* _Task statement_:
The answer must be every line from the entries below that contains "span".

* _Information shown_:
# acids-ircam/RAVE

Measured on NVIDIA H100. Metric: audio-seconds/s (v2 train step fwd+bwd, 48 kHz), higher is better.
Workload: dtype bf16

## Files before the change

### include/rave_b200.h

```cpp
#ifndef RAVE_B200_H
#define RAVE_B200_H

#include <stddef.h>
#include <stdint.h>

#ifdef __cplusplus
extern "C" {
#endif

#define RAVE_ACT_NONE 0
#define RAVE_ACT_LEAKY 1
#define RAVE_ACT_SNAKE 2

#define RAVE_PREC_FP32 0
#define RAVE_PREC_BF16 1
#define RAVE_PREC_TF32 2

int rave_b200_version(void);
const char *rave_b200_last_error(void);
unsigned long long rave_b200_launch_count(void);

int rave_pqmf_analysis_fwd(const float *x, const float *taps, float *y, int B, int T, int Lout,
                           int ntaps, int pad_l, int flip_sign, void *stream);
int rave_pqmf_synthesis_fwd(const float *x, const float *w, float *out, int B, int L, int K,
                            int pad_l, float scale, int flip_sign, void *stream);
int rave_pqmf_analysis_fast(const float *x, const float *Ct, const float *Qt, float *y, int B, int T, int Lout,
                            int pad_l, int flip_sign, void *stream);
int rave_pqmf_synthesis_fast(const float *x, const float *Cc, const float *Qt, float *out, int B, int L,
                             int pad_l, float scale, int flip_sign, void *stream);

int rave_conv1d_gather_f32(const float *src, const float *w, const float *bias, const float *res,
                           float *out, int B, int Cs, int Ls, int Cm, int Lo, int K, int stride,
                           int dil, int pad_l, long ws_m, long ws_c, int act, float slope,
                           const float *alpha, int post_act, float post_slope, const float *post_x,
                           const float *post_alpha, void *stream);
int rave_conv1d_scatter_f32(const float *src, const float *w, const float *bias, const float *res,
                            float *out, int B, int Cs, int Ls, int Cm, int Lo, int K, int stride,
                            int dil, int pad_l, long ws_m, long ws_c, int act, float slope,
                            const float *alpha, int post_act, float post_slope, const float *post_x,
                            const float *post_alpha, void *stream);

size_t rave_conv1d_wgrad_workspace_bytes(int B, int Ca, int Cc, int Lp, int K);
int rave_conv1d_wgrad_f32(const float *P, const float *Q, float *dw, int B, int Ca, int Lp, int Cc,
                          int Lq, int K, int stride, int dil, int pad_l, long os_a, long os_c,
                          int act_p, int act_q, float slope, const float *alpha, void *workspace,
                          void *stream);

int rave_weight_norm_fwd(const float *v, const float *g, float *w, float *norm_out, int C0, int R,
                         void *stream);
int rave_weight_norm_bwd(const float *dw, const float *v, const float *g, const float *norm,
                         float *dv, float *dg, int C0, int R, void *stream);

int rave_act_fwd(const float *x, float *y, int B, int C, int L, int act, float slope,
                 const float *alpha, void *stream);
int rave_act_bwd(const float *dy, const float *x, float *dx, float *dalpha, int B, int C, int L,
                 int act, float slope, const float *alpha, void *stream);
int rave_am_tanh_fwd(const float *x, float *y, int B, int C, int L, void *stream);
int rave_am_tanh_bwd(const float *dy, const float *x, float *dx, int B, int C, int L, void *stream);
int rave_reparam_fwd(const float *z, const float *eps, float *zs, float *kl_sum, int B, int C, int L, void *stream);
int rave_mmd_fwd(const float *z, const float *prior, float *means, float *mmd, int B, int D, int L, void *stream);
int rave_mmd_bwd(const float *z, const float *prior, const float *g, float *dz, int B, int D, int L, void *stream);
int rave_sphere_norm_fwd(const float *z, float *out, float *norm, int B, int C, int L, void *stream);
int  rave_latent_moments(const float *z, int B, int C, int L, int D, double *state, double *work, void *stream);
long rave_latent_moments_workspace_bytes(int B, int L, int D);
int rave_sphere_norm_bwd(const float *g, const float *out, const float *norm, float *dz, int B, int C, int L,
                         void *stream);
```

* * *

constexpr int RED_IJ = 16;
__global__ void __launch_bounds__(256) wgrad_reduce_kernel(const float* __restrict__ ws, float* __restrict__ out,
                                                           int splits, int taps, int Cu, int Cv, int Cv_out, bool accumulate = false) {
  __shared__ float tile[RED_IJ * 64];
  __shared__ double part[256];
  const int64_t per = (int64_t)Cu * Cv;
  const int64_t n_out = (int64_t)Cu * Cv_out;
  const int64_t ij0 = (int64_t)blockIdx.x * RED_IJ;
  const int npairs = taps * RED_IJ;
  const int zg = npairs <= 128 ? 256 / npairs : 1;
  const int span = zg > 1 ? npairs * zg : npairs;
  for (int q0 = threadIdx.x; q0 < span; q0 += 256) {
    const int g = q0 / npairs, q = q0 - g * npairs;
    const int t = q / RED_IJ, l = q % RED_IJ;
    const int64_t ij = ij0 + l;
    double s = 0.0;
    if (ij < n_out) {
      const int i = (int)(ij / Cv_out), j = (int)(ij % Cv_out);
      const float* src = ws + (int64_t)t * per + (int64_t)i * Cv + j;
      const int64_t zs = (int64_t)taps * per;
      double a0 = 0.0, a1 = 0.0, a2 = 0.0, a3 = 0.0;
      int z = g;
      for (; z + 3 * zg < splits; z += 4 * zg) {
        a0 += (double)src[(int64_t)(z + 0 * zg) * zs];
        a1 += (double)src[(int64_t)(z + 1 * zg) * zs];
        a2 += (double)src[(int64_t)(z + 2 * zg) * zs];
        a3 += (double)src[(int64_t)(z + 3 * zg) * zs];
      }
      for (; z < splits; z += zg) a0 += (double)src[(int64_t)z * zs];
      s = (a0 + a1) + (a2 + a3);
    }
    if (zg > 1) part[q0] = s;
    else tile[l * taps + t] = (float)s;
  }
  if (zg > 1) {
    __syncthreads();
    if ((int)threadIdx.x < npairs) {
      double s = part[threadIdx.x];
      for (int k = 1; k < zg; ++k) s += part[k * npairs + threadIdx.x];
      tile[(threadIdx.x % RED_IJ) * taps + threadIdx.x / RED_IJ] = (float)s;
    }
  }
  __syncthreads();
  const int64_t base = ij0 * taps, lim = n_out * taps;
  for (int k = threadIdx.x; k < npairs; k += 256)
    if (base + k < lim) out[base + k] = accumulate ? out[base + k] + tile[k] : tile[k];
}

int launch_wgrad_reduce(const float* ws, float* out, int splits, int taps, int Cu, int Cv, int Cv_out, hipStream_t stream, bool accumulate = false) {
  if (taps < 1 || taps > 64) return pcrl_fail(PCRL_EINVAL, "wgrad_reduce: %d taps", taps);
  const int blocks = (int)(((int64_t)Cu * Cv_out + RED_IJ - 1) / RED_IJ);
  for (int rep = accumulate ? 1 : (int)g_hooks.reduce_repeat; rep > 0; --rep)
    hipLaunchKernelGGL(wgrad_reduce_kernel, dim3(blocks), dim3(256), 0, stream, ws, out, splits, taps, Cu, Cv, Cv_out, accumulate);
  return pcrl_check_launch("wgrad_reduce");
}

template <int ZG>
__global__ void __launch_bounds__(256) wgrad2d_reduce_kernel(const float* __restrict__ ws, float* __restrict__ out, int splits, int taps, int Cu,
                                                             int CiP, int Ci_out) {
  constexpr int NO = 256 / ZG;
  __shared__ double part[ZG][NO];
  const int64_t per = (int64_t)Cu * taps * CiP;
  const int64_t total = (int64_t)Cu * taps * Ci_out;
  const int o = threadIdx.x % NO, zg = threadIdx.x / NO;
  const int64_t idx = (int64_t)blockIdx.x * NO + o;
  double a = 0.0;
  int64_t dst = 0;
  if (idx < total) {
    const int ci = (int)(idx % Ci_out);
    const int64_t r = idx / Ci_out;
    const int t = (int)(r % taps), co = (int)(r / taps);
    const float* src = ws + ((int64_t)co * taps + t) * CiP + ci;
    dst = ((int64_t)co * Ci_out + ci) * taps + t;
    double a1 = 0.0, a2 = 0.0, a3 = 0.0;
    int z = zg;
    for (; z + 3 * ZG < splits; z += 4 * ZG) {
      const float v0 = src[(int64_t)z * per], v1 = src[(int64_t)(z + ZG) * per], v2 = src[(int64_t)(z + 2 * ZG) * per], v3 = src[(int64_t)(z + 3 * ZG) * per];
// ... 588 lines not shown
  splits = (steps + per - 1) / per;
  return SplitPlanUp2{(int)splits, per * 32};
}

* _Solution_:
  const int span = zg > 1 ? npairs * zg : npairs;
  for (int q0 = threadIdx.x; q0 < span; q0 += 256) {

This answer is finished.